In this note, we are only only discussing cracking symmetric keys.
The following table shows symmetric key and asymmetric key lengths on
the same line. The key lengths on each line present
approximately the same algorithmic complexity.
From the table, you can see that the time to crack a message encrypted
with a 56-bit symmetric key requires approximately the same time as
cracking a 384-bit asymmetric key. This table is found in Bruce
Schneier's Applied Cryptography as well as in a number
of places on the Internet.
Table 1: Key Lengths for Symmetric and Asymmetric Keys
| Symmetric Key Length |
Asymmetric Key Length |
| 56 bits |
384 bits |
| 64 bits |
512 bits |
| 80 bits |
768 bits |
| 112 bits |
1792 bits |
| 128 bits |
2304 bits |
Return to the Beginning of This Document
What is a Brute Force Attack?
A brute force attack
means that you will try ALL the POSSIBLE KEYS.
For a 64-bit key, there are 2^64 keys, and this number is approximately
1.85 * 10^19 or 18,500,000,000,000,000,000 keys.
Can you name that number????
Currently reported hacks, such as the EFF DES hack
and the Bovine DES hack, only had to look at
25% of the entire keyspace.
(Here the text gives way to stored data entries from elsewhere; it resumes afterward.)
template <int SR, bool BWD, int DIR, int LG, int TU, typename X>
VLG_HD void dmv_fw_piece_p(const DmvCtx& c, FwAddr<DIR>& a, int wa, int wb, int slot, int wslot, int rr, int D, X& x) {
    constexpr int G = 1 << LG;
    for (int w = wa; w < wb; ++w) {
        const int spans = x.uniform(c.Ne - w);
        const bool live = slot < spans;
        if (!(X::kSkipDeadWaves && wslot >= spans)) dmv_fw_span_p<SR, BWD, DIR, G, TU>(c, a, w, live, slot == 0, rr, D, x);
        a.step();
        VLG_WSTAMP(x, 0, w, 0);
        x.sync();
        VLG_WSTAMP(x, 0, w, 1);
    }
}

template <int SR, bool BWD, int DIR, int LG, int TM, typename X>
VLG_HD void dmv_fw_dir_p(const DmvCtx& c, int w0, int w1, int t, X& x) {
    constexpr int G = 1 << LG;
    const int rr = t & (G - 1), slot = t >> LG, wslot = (t & ~63) >> LG;
    const int D = slot < c.Ne - w0 ? VLG_MUL24(slot, c.P + 1) : 0;
    FwAddr<DIR> a = dmv_fw_addr<DIR, G, BWD && SR != VLG_SR_MAX>(c, w0, D, rr, x);
#pragma unroll
    for (int k = 1; k <= TM; ++k) {
        const int lo = (k - 1) * G + 1, hi = k == TM ? w1 : k * G + 1;
        const int wa = w0 > lo ? w0 : lo, wb = w1 < hi ? w1 : hi;
        if (k == 1) dmv_fw_piece_p<SR, BWD, DIR, LG, 1>(c, a, wa, wb, slot, wslot, rr, D, x);
        else if (k == 2) dmv_fw_piece_p<SR, BWD, DIR, LG, 2>(c, a, wa, wb, slot, wslot, rr, D, x);
        else dmv_fw_piece_p<SR, BWD, DIR, LG, 3>(c, a, wa, wb, slot, wslot, rr, D, x);
    }
}

template <int SR, bool BWD, int LG, int TM, typename X>
VLG_HD void dmv_fw_segment_p(const DmvCtx& c, int w0, int w1, int tid, int nt, X& x) {
    static_assert(TM >= 1 && TM <= 3, "dmv_fw_dir_p's pieces end at three split points per lane");
    if (w1 <= w0) return;
    const int nd = nt >> 1;
    const bool right = x.uniform(tid >= nd);
    const int t = dir_lane<VLG_MIRROR_RIGHT>(tid, nd, right);
    if (right) dmv_fw_dir_p<SR, BWD, 1, LG, TM>(c, w0, w1, t, x);
    else dmv_fw_dir_p<SR, BWD, 0, LG, TM>(c, w0, w1, t, x);
}

template <int G, int TM, bool XA = true>
VLG_HD void dmv_bw_load_vals(const BwAddr& a, BwVals<TM>& v) {
    v.oc = addr_ld<float2>(a.vC);
    v.Sv = addr_ld<float>(a.vS);
    v.su = addr_ld<float>(a.vSU);
    v.sv = addr_ld<float2>(a.vI);
#pragma unroll
    for (int u = 0; u < TM; ++u) {
        v.uu[u] = addr_ld<float>(a.vUU, u * a.gp8);
        v.vv[u] = addr_ld<float2>(a.vVV, u * G * 8);
        if constexpr (XA) v.xa[u] = addr_ld<float>(a.vXA, u * G * 8);
        v.xb[u] = addr_ld<float>(a.vXB, u * G * 8);
    }
}

template <int TM>
struct BwAdj {
    float ga, o_c[TM], o_gb[TM];
    float2 gb, gi_old, o_gi[TM];
    float e0[TM], e1[TM], es[TM], s0, s1;
};

template <int G, int TM, typename X>
VLG_HD void dmv_bw_span_p1(const BwAddr& a, X& x, const BwVals<TM>& v, BwAdj<TM>& s) {
    s.ga = addr_ld<float>(a.aGc);
    s.gb = addr_ld<float2>(a.aGi);
    s.gi_old = addr_ld<float2>(a.aI);
#pragma unroll
    for (int u = 0; u < TM; ++u) {
        s.o_gi[u] = addr_ld<float2>(a.aVV, u * G * 8);
        s.o_c[u] = addr_ld<float>(a.aUU, u * a.gp4);
        s.o_gb[u] = addr_ld<float>(a.aXB, u * G * 8);
    }
#pragma unroll
    for (int u = 0; u < TM; ++u) {
        s.e0[u] = VLG_EXP(fminf(v.uu[u] + v.vv[u].x - v.oc.x, 0.f));
        s.e1[u] = VLG_EXP(fminf(v.uu[u] + v.vv[u].y - v.oc.y, 0.f));
        s.es[u] = VLG_EXP(fminf(v.xa[u] + v.xb[u] - v.Sv, 0.f));
    }
    s.s0 = VLG_EXP(fminf(v.su + v.sv.x - v.oc.x, 0.f));
    s.s1 = VLG_EXP(fminf(v.su + v.sv.y - v.oc.y, 0.f));
#pragma unroll
    for (int u = 0; u < TM; ++u) {
        x.settle(s.e0[u]);
        x.settle(s.e1[u]);
        x.settle(s.es[u]);
    }
    x.settle(s.s0);
    x.settle(s.s1);
}

template <int G, int TM, typename X>
VLG_HD void dmv_bw_span_p2(const BwAddr& a, int w, bool live, bool gc_ok, int rr, int selfr, X& x, const BwAdj<TM>& s, float (&gxa)[TM]) {
    float2 gc = make_float2(0.f, 0.f);
    if (gc_ok) gc = make_float2(s.gb.x, s.ga + s.gb.y);
    const float self0 = gc.x * s.s0, self1 = gc.y * s.s1;
    x.lockstep();
    const float2 gi = make_float2(s.gi_old.x + self0, s.gi_old.y + self1);
    const float gs = gi.x + gi.y;
#pragma unroll
    for (int u = 0; u < TM; ++u) {
        const int r = rr + u * G;
        if (live && r < w) {
            const float w0 = gc.x * s.e0[u], w1 = gc.y * s.e1[u], ws = gs * s.es[u];
            if (r != selfr) addr_st(a.aVV, u * G * 8, make_float2(s.o_gi[u].x + w0, s.o_gi[u].y + w1));
            addr_st(a.aUU, u * a.gp4, s.o_c[u] + (w0 + w1));
            gxa[u] += ws;
            addr_st(a.aXA, u * G * 8, gxa[u]);
            addr_st(a.aXB, u * G * 8, s.o_gb[u] + ws);
        }
    }
    if (live && rr == 0) addr_st(a.aI, 0, gi);
}

template <int SR, int G, int TM, typename X>
VLG_HD void dmv_bw_segment_p(const DmvCtx& c, int w0, int w1, int tid, int nt, X& x) {
    static_assert(G >= 1 && G <= 64 && TM >= 1 && G * TM <= 64, "a group sits in one wavefront; a lane's last term stays below split point 64");
    if constexpr (SR == VLG_SR_MAX) return;
    if (w1 <= w0) return;
    const int nd = nt >> 1;
    const bool right = x.uniform(tid >= nd);
    const BwLane ln = bw_lane<G>(dir_lane<VLG_MIRROR_RIGHT>(tid, nd, right));
    const int rr = ln.rr, slot = ln.slot, wslot = ln.wslot;
    const int D = slot < c.Ne - w0 ? VLG_MUL24(slot, c.P + 1) : 0;
    const int gc_hi = right && slot == 0 ? 1 : c.Ne;
    BwAddr a = dmv_bw_addr<G>(c, w1 - 1, D, rr, right, x);
    BwVals<TM> v;
    dmv_bw_load_vals<G, TM>(a, v);
    a.step_vals();
    float gxa[TM];
#pragma unroll
    for (int u = 0; u < TM; ++u) gxa[u] = addr_ld<float>(a.aXA, u * G * 8);
    for (int w = w1 - 1; w >= w0; --w) {
        const int spans = x.uniform(c.Ne - w), selfr = x.uniform(right ? w - 1 : 0);
        const bool live = slot < spans;
        const bool body = !(X::kSkipDeadWaves && wslot >= spans);
        BwAdj<TM> s;
        if (body) dmv_bw_span_p1<G, TM>(a, x, v, s);
        dmv_bw_load_vals<G, TM, false>(a, v);
        if (body) dmv_bw_span_p2<G, TM>(a, w, live, live && spans <= gc_hi, rr, selfr, x, s, gxa);
        a.step_vals();
        a.step_adj();
        VLG_WSTAMP(x, 1, w, 0);
        x.sync();
        VLG_WSTAMP(x, 1, w, 1);
    }
}

template <int SR, int DIR, int LG, int LONGSPAN, typename X>
VLG_HD void dmv_bw_width(const DmvCtx& c, int w, int t, int nd, X& x, int dir_rt = 0) {
    constexpr int G = 1 << LG;
    constexpr bool NC = LONGSPAN != 1 && X::kChartsInLds;
    const int per = nd >> LG, rr = t & (G - 1), slot = t >> LG, spans = c.Ne - w;
    const int T = (w + G - 1) >> LG;
    for (int base = 0; base < spans; base += per) {
        const bool live = base + slot < spans;
        const int i = live ? base + slot : 0;
        if (X::kSkipDeadWaves && (base + ((t & ~63) >> LG)) >= spans) continue;
        const int D = VLG_MUL24(i, c.P + 1);
        if constexpr (LONGSPAN == kSpansShort) {
            constexpr int TM = short_tmax(LG, kShortN, VLG_DP_LANES_BW);
            if (TM == 1 || T == 1) dmv_bw_span<SR, DIR, 1, X, false, NC>(c, w, G, D, live, rr, x, 1, dir_rt);
            else if (TM == 2 || T == 2) dmv_bw_span<SR, DIR, 2, X, false, NC>(c, w, G, D, live, rr, x, 1, dir_rt);
            else dmv_bw_span<SR, DIR, 3, X, false, NC>(c, w, G, D, live, rr, x, 1, dir_rt);
        } else if (T == 1) dmv_bw_span<SR, DIR, 1, X, false, NC>(c, w, G, D, live, rr, x, 1, dir_rt);
        else if (T == 2) dmv_bw_span<SR, DIR, 2, X, false, NC>(c, w, G, D, live, rr, x, 1, dir_rt);
        else if (T == 3) dmv_bw_span<SR, DIR, 3, X, false, NC>(c, w, G, D, live, rr, x, 1, dir_rt);
        else if (T == 4) dmv_bw_span<SR, DIR, 4, X, false, NC>(c, w, G, D, live, rr, x, 1, dir_rt);
        else dmv_bw_span<SR, DIR, 4, X, true>(c, w, G, D, live, rr, x, (T + 3) >> 2, dir_rt);
    }
}

struct BwOwn { float2 oc, sv; float Sv, su; };
struct BwChunk { float2 vv[4]; float uu[4], xa[4], xb[4]; };

template <typename T>
VLG_HD T chart_ld(const void* base, int word) {
    return *reinterpret_cast<const T*>(static_cast<const char*>(base) + static_cast<size_t>(static_cast<unsigned>(word) << 2));
}

template <typename X>
VLG_HD void dmv_bw_item_loads(const DmvCtx& c, int w, int G, int D, int r0, int DIR, bool first, BwOwn& own, BwChunk& ch) {
    const int P = c.P, DW = D + VLG_MUL24(w, P);
    const int eA = 2 * (D + 1) + (DIR == 0 ? 1 : 0), eB = 2 * (DW + 1) + (DIR == 0 ? 0 : 1);
    const int eU = DIR == 0 ? D : D + P + w + 1, eV = DIR == 0 ? DW : D + 2;
    if (first) {
        const int kO = DIR == 0 ? DW : D + w + 1, kS = DIR == 0 ? DW : D + w, selfr = DIR == 0 ? 0 : w - 1;
        own.oc = chart_ld<float2>(c.C, 2 * kO);
        own.Sv = chart_ld<float>(c.S, kS);
        own.su = chart_ld<float>(c.C, 2 * (eU + VLG_MUL24(selfr, P)) + 1);
        own.sv = chart_ld<float2>(c.I, 2 * (eV + selfr));
    }
#pragma unroll
    for (int u = 0; u < 4; ++u) {
        const int r = r0 + u * G, rc = r < w ? r : w - 1, rP = VLG_MUL24(rc, P);
        ch.uu[u] = chart_ld<float>(c.C, 2 * (eU + rP) + 1);
        ch.vv[u] = chart_ld<float2>(c.I, 2 * (eV + rc));
        ch.xa[u] = chart_ld<float>(c.C, eA + 2 * rc);
        ch.xb[u] = chart_ld<float>(c.C, eB + 2 * rc);
    }
}

template <int SR, int LG, typename X>
VLG_HD void dmv_bw_segment_s(const DmvCtx& c, int w0, int w1, int tid, int nt, X& x) {
    constexpr int G = 1 << LG;
    if (w1 <= w0) return;
    const int nd = nt >> 1;
    const bool right = x.uniform(tid >= nd);
    const int DIR = right ? 1 : 0;
    const int t = right ? tid - nd : tid;
    const int per = nd >> LG, rr = t & (G - 1), slot = t >> LG, P = c.P;
    float* gCif = reinterpret_cast<float*>(c.gCi);
    auto span_D = [&](int w_, int base_) { return VLG_MUL24(base_ + slot < c.Ne - w_ ? base_ + slot : 0, P + 1); };
    BwOwn own, own_n;
    BwChunk cur, nxt;
    int w = w1 - 1, base = 0, ch = 0;
    dmv_bw_item_loads<X>(c, w, G, span_D(w, 0), rr, DIR, true, own, cur);
    float2 gc = make_float2(0.f, 0.f), gi = make_float2(0.f, 0.f), oc = make_float2(0.f, 0.f);
    float gs = 0.f, Sv = 0.f;
    int b0 = 0, b1 = 0, bs = 0;
    for (;;) {
        const int spans = c.Ne - w, nch = (((w + G - 1) >> LG) + 3) >> 2;
        const bool live = base + slot < spans;
        const int D = span_D(w, base), DW = D + VLG_MUL24(w, P);
        const int eA = 2 * (D + 1) + (DIR == 0 ? 1 : 0), eB = 2 * (DW + 1) + (DIR == 0 ? 0 : 1);
        const int eU = DIR == 0 ? D : D + P + w + 1, eV = DIR == 0 ? DW : D + 2;
        const int kO = DIR == 0 ? DW : D + w + 1, kS = DIR == 0 ? DW : D + w, selfr = DIR == 0 ? 0 : w - 1;
        int wn = w, bn = base, chn = ch + 1;
        bool more = true;
        if (chn == nch) {
            chn = 0;
            bn = base + per;
            if (bn >= spans) { bn = 0; wn = w - 1; more = wn >= w0; }
        }
        const bool width_ends = wn != w;
        const int r0 = rr + ch * (4 * G);
        float ga = 0.f;
        float2 gb = make_float2(0.f, 0.f), gi_old = make_float2(0.f, 0.f);
        if (ch == 0) {
            ga = c.gCc[kO];
            gb = c.gCi[kO];
            gi_old = c.gI[kO];
            if (SR == VLG_SR_MAX) { b0 = c.bpC[kO * 2]; b1 = c.bpC[kO * 2 + 1]; bs = c.bpS[kS]; }
        }
        float o_c[4], o_ga[4], o_gb[4];
        float2 o_gi[4];
#pragma unroll
        for (int u = 0; u < 4; ++u) {
            const int r = r0 + u * G, rc = r < w ? r : w - 1, rP = VLG_MUL24(rc, P);
            o_gi[u] = c.gI[eV + rc];
            o_c[u] = c.gCc[eU + rP];
            o_ga[u] = gCif[eA + 2 * rc];
            o_gb[u] = gCif[eB + 2 * rc];
        }
        if (more) dmv_bw_item_loads<X>(c, wn, G, span_D(wn, bn), rr + chn * (4 * G), DIR, chn == 0, own_n, nxt);
        if (ch == 0) {
            oc = own.oc;
            Sv = own.Sv;
            gc = make_float2(0.f, 0.f);
            if (live && !(DIR == 1 && D == 0 && w != c.len)) gc = make_float2(gb.x, ga + gb.y);
            const float self0 = adj_w<SR>(gc.x, own.su + own.sv.x, oc.x, selfr, b0);
            const float self1 = adj_w<SR>(gc.y, own.su + own.sv.y, oc.y, selfr, b1);
            gi = make_float2(gi_old.x + self0, gi_old.y + self1);
            gs = gi.x + gi.y;
        }
        float q0[4], q1[4];
#pragma unroll
        for (int u = 0; u < 4; ++u) {
            const int r = r0 + u * G;
            const bool ok = r < w;
            q0[u] = ok ? adj_w<SR>(gc.x, cur.uu[u] + cur.vv[u].x, oc.x, r, b0) : 0.f;
            q1[u] = ok ? adj_w<SR>(gc.y, cur.uu[u] + cur.vv[u].y, oc.y, r, b1) : 0.f;
        }
        x.lockstep();
#pragma unroll
        for (int u = 0; u < 4; ++u) {
            const int r = r0 + u * G;
            if (live && r < w) {
                const float ws = adj_w<SR>(gs, cur.xa[u] + cur.xb[u], Sv, r, bs);
                if (r != selfr) c.gI[eV + r] = make_float2(o_gi[u].x + q0[u], o_gi[u].y + q1[u]);
                c.gCc[eU + VLG_MUL24(r, P)] = o_c[u] + (q0[u] + q1[u]);
                gCif[eA + 2 * r] = o_ga[u] + ws;
                gCif[eB + 2 * r] = o_gb[u] + ws;
            }
        }
        if (chn == 0 && live && rr == 0) c.gI[kO] = gi;
        if (width_ends) x.sync();
        if (!more) break;
        if (chn == 0) { own.oc = own_n.oc; own.sv = own_n.sv; own.Sv = own_n.Sv; own.su = own_n.su; }
#pragma unroll
        for (int u = 0; u < 4; ++u) { cur.vv[u] = nxt.vv[u]; cur.uu[u] = nxt.uu[u]; cur.xa[u] = nxt.xa[u]; cur.xb[u] = nxt.xb[u]; }
        w = wn; base = bn; ch = chn;
    }
}

template <int SR, int LG, int LONGSPAN, typename X>
VLG_HD void dmv_bw_segment(const DmvCtx& c, int w0, int w1, int tid, int nt, X& x) {
    const int nd = nt >> 1;
    const bool right = x.uniform(tid >= nd);
// ... 246 lines not shown
    const int T = (w + G - 1) >> LG;
    for (int base = 0; base < spans; base += per) {
        const bool live = base + slot < spans;
        const int i = live ? base + slot : 0;
        if (X::kSkipDeadWaves && (base + ((t & ~63) >> LG)) >= spans) continue;
        const int D = VLG_MUL24(i, c.P + 1);
        if constexpr (SPANS == kSpansShort) {
            constexpr int TM = short_tmax(LG, kShortN, VLG_DP_LANES_BW);
            if (TM == 1 || T == 1) dep_bw_span<SR, DIR, 1>(c, w, G, D, live, rr, x);
            else if (TM == 2 || T == 2) dep_bw_span<SR, DIR, 2>(c, w, G, D, live, rr, x);
            else dep_bw_span<SR, DIR, 3>(c, w, G, D, live, rr, x);
        } else if (T == 1) dep_bw_span<SR, DIR, 1>(c, w, G, D, live, rr, x);
        else if (T == 2) dep_bw_span<SR, DIR, 2>(c, w, G, D, live, rr, x);
        else if (T == 3) dep_bw_span<SR, DIR, 3>(c, w, G, D, live, rr, x);
        else if (T == 4) dep_bw_span<SR, DIR, 4>(c, w, G, D, live, rr, x);
        else dep_bw_span<SR, DIR, 4>(c, w, G, D, live, rr, x, (T + 3) >> 2);
    }
}

template <int SR, int LG, int SPANS, typename X>
VLG_HD void dep_bw_segment(const DepCtx& c, int w0, int w1, int tid, int nt, X& x) {
    const int nd = nt >> 1;
    const bool right = x.uniform(tid >= nd);
    const int t = right ? tid - nd : tid;
    for (int w = w1 - 1; w >= w0; --w) {
        if (right) dep_bw_width<SR, 1, LG, SPANS>(c, w, t, nd, x);
        else dep_bw_width<SR, 0, LG, SPANS>(c, w, t, nd, x);
        x.sync();
    }
}

template <int SR, int SPANS, typename X>
VLG_HD void dep_bw_all(const DepCtx& c, int tid, int nt, X& x) {
    const Sched sc = make_sched(c.Ne, nt >> 1, VLG_DP_LANES_BW);
    dep_bw_segment<SR, 6, SPANS>(c, sc.first[6], sc.first[7], tid, nt, x);
    dep_bw_segment<SR, 5, SPANS>(c, sc.first[5], sc.first[6], tid, nt, x);
    dep_bw_segment<SR, 4, SPANS>(c, sc.first[4], sc.first[5], tid, nt, x);
    dep_bw_segment<SR, 3, SPANS>(c, sc.first[3], sc.first[4], tid, nt, x);
    dep_bw_segment<SR, 2, SPANS>(c, sc.first[2], sc.first[3], tid, nt, x);
    dep_bw_segment<SR, 1, SPANS>(c, sc.first[1], sc.first[2], tid, nt, x);
    dep_bw_segment<SR, 0, SPANS>(c, sc.first[0], sc.first[1], tid, nt, x);
}

template <typename In>
struct MergedIO {
    const typename In::T* dec;
    const typename In::T* attach;
    int N;
    float* gdec;
    float* gatt;
    long long* heads;
    VLG_HDM int out_extent(int) const { return N; }
    VLG_HDM float ld_dec(int i) const { return pot_clamp(In::ld(dec, i)); }
    VLG_HDM float2 ld_attach(int h, int ch) const { return pot_clamp2(In::ld2(attach, ((size_t)h * N + ch) * 2)); }
    VLG_HDM void st_attach(int h, int ch, float2 g) const {
        if (gatt) *reinterpret_cast<float2*>(gatt + ((size_t)h * N + ch) * 2) = g;
        if (heads && g.x + g.y != 0.f) heads[ch] = h;
    }
    VLG_HDM bool wants_dec() const { return gdec != nullptr; }
    VLG_HDM void st_dec(int h, int k, float g) const { gdec[h * 8 + k] = g; }
    VLG_HDM void clear_heads(int tid, int nt) const {
        if (heads) for (int i = tid; i < N; i += nt) heads[i] = 0;
    }
};
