# AshutoshNirkhe/KubernetesClusterCapacity

Measured on AMD Instinct MI355X. Metric: node×spec fit evals/sec at 1M nodes × 4K specs; % of HBM roofline, higher is better.
Workload: dtype int64; 1 GPU; C4: 1000000 nodes x 20000000 pods x 4096 specs; reduce + fit prepare + fit + finalize; nodes=1000000, pods=20000000, containers_rank0=39602467, nodes_rank0=1000000, pods_rank0=19801877, pods_per_node=poisson, mean 20, specs=4096, parallelism=node-sharded x1

## Files before the change

### include/kcc.h

```cpp
#ifndef KCC_H
#define KCC_H

#include <stdint.h>

#ifdef __cplusplus
extern "C" {
#endif

#define KCC_ABI_VERSION 2

enum {
  KCC_OK = 0,
  KCC_EINVAL = -1,
  KCC_ENOMEM = -2,
  KCC_EHIP = -3,
  KCC_ENODEV = -4,
  KCC_ERCCL = -5,
  KCC_EFAULT = -6
};

enum {
  KCC_SPEC_OK = 0,
  KCC_SPEC_DIVZERO = 1,
  KCC_SPEC_FAULT = 2
// ... 56 lines not shown
int kcc_fit_run_async(kcc_ctx* ctx, int64_t n_nodes, int64_t n_specs, int64_t* d_partial,
                      void* stream);

int kcc_fit_async(kcc_ctx* ctx, int64_t n_nodes, const uint64_t* d_alloc_cpu,
                  const int64_t* d_alloc_mem, const int64_t* d_alloc_pods,
                  const int64_t* d_pod_count, const uint64_t* d_used_cpu,
                  const int64_t* d_used_mem, int64_t n_specs, const uint64_t* d_spec_cpu,
                  const int64_t* d_spec_mem, int64_t* d_totals, int32_t* d_spec_err,
                  void* stream);

int kcc_capacity_partial_async(kcc_ctx* ctx, int64_t n_nodes, int64_t n_containers,
                               const int64_t* h_node_ptr, const int64_t* d_node_ptr,
                               const uint64_t* d_cpu_req, const int64_t* d_mem_req,
                               const uint64_t* d_alloc_cpu, const int64_t* d_alloc_mem,
                               const int64_t* d_alloc_pods, const int64_t* d_pod_count,
                               uint64_t* d_used_cpu, int64_t* d_used_mem, int64_t n_specs,
                               const uint64_t* d_spec_cpu, const int64_t* d_spec_mem,
                               int64_t* d_partial, int n_chunks, void* stream);
int kcc_capacity_async(kcc_ctx* ctx, int64_t n_nodes, int64_t n_containers,
                       const int64_t* h_node_ptr, const int64_t* d_node_ptr,
                       const uint64_t* d_cpu_req, const int64_t* d_mem_req,
                       const uint64_t* d_alloc_cpu, const int64_t* d_alloc_mem,
                       const int64_t* d_alloc_pods, const int64_t* d_pod_count,
                       uint64_t* d_used_cpu, int64_t* d_used_mem, int64_t n_specs,
                       const uint64_t* d_spec_cpu, const int64_t* d_spec_mem, int64_t* d_totals,
                       int32_t* d_spec_err, void* stream);
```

So this would mean that in a
normal "brute force effort" to crack a message encrypted with a 64-bit
symmetric key, we would need to only look at (1.85*10^19)/4,
or 4.625 * 10^18 or 4,625,000,000,000,000,000 keys.
Return to the Beginning to This Document
What Type Computer Are We Using in This Document?
In this document, we will assume that you have a dual Pentium 4D computer, with
each processor running at 3.2 Ghz. Since not all algorithms have the
same computational complexity, our fast 2-processor computer would be able
to try between 1,000,000 and 4,000,000 keys per second, depending on the
cryptographic algorithm being used.
Giving that multi-Pentium its best shot, we will assume that our
fast computer will be able to test 4,000,000 keys per second.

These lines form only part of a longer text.